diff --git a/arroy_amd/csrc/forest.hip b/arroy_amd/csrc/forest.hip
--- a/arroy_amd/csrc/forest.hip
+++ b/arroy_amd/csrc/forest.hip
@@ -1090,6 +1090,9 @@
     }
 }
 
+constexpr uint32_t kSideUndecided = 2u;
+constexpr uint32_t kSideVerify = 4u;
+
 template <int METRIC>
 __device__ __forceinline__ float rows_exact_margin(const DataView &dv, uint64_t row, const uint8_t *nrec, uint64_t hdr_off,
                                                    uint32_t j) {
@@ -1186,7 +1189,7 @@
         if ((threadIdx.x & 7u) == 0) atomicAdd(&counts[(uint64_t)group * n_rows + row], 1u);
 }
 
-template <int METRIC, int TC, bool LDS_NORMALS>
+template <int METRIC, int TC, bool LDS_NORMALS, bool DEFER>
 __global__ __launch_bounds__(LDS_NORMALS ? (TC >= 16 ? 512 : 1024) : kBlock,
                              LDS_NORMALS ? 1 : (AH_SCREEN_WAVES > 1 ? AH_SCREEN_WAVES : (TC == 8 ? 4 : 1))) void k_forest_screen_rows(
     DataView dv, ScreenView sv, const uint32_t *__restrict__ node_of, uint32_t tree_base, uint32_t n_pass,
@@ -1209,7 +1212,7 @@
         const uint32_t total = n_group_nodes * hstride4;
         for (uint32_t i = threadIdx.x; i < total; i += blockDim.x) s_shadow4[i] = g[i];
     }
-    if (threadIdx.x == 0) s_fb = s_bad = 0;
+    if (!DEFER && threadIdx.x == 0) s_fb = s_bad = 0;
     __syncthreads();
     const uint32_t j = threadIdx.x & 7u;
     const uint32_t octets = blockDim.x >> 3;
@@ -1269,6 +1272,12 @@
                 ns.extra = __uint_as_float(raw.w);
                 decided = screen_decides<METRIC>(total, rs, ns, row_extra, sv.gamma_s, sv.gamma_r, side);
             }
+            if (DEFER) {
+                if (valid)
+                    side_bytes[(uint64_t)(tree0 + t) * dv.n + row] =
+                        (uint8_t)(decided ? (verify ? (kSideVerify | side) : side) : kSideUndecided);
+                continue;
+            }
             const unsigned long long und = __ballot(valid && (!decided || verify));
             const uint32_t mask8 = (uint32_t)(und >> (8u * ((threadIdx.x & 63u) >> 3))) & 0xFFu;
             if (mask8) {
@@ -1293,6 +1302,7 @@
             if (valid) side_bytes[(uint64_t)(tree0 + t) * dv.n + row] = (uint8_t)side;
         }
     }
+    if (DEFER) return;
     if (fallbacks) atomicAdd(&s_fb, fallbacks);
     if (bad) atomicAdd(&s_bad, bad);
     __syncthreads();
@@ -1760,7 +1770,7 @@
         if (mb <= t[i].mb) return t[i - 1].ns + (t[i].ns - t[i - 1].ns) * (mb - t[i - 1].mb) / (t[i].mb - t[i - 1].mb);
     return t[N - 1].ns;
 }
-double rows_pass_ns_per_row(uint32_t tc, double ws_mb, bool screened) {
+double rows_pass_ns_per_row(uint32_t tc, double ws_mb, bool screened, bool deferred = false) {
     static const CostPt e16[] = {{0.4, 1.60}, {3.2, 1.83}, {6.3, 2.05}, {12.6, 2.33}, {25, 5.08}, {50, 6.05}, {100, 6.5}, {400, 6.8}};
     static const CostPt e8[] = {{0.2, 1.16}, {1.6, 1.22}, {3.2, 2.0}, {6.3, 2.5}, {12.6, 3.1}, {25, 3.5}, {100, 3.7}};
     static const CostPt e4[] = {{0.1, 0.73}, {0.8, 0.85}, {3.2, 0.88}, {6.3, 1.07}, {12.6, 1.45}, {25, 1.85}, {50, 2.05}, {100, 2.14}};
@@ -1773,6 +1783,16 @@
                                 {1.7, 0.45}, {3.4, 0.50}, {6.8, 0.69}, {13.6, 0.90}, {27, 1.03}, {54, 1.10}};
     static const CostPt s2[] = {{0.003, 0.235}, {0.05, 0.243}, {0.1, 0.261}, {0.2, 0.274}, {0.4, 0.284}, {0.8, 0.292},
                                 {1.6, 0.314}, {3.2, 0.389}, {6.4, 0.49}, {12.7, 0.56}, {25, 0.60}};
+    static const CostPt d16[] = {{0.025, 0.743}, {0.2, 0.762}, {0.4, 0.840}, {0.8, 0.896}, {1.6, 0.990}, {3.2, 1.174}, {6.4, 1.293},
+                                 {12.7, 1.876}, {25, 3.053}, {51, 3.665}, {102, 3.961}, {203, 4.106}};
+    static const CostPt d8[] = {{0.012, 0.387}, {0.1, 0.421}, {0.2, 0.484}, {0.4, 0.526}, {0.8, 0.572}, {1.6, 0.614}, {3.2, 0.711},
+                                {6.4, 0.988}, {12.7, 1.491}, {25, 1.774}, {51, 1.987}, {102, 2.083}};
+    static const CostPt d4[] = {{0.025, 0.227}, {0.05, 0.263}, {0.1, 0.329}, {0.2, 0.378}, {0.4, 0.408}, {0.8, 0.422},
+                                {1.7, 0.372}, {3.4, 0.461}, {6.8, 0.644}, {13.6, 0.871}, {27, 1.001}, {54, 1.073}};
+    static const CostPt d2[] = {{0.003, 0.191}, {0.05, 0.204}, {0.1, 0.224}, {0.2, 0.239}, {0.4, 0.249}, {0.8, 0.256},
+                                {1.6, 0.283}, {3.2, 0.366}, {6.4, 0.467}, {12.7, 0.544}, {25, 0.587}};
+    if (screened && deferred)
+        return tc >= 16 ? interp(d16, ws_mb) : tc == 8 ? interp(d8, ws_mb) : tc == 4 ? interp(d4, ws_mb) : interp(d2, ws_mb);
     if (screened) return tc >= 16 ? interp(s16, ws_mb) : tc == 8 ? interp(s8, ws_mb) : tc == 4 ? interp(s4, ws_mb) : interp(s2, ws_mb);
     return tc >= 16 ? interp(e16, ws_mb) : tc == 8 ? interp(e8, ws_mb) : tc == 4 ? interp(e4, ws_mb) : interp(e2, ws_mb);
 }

# [Instructions for the task]
Everything above from the line containing "-1269,6 +1272,12 @@" through the line containing "static const CostPt e16[]" must be copied exactly. Nothing outside that range belongs in the answer.

# [Result]
@@ -1269,6 +1272,12 @@
                 ns.extra = __uint_as_float(raw.w);
                 decided = screen_decides<METRIC>(total, rs, ns, row_extra, sv.gamma_s, sv.gamma_r, side);
             }
+            if (DEFER) {
+                if (valid)
+                    side_bytes[(uint64_t)(tree0 + t) * dv.n + row] =
+                        (uint8_t)(decided ? (verify ? (kSideVerify | side) : side) : kSideUndecided);
+                continue;
+            }
             const unsigned long long und = __ballot(valid && (!decided || verify));
             const uint32_t mask8 = (uint32_t)(und >> (8u * ((threadIdx.x & 63u) >> 3))) & 0xFFu;
             if (mask8) {
@@ -1293,6 +1302,7 @@
             if (valid) side_bytes[(uint64_t)(tree0 + t) * dv.n + row] = (uint8_t)side;
         }
     }
+    if (DEFER) return;
     if (fallbacks) atomicAdd(&s_fb, fallbacks);
     if (bad) atomicAdd(&s_bad, bad);
     __syncthreads();
@@ -1760,7 +1770,7 @@
         if (mb <= t[i].mb) return t[i - 1].ns + (t[i].ns - t[i - 1].ns) * (mb - t[i - 1].mb) / (t[i].mb - t[i - 1].mb);
     return t[N - 1].ns;
 }
-double rows_pass_ns_per_row(uint32_t tc, double ws_mb, bool screened) {
+double rows_pass_ns_per_row(uint32_t tc, double ws_mb, bool screened, bool deferred = false) {
     static const CostPt e16[] = {{0.4, 1.60}, {3.2, 1.83}, {6.3, 2.05}, {12.6, 2.33}, {25, 5.08}, {50, 6.05}, {100, 6.5}, {400, 6.8}};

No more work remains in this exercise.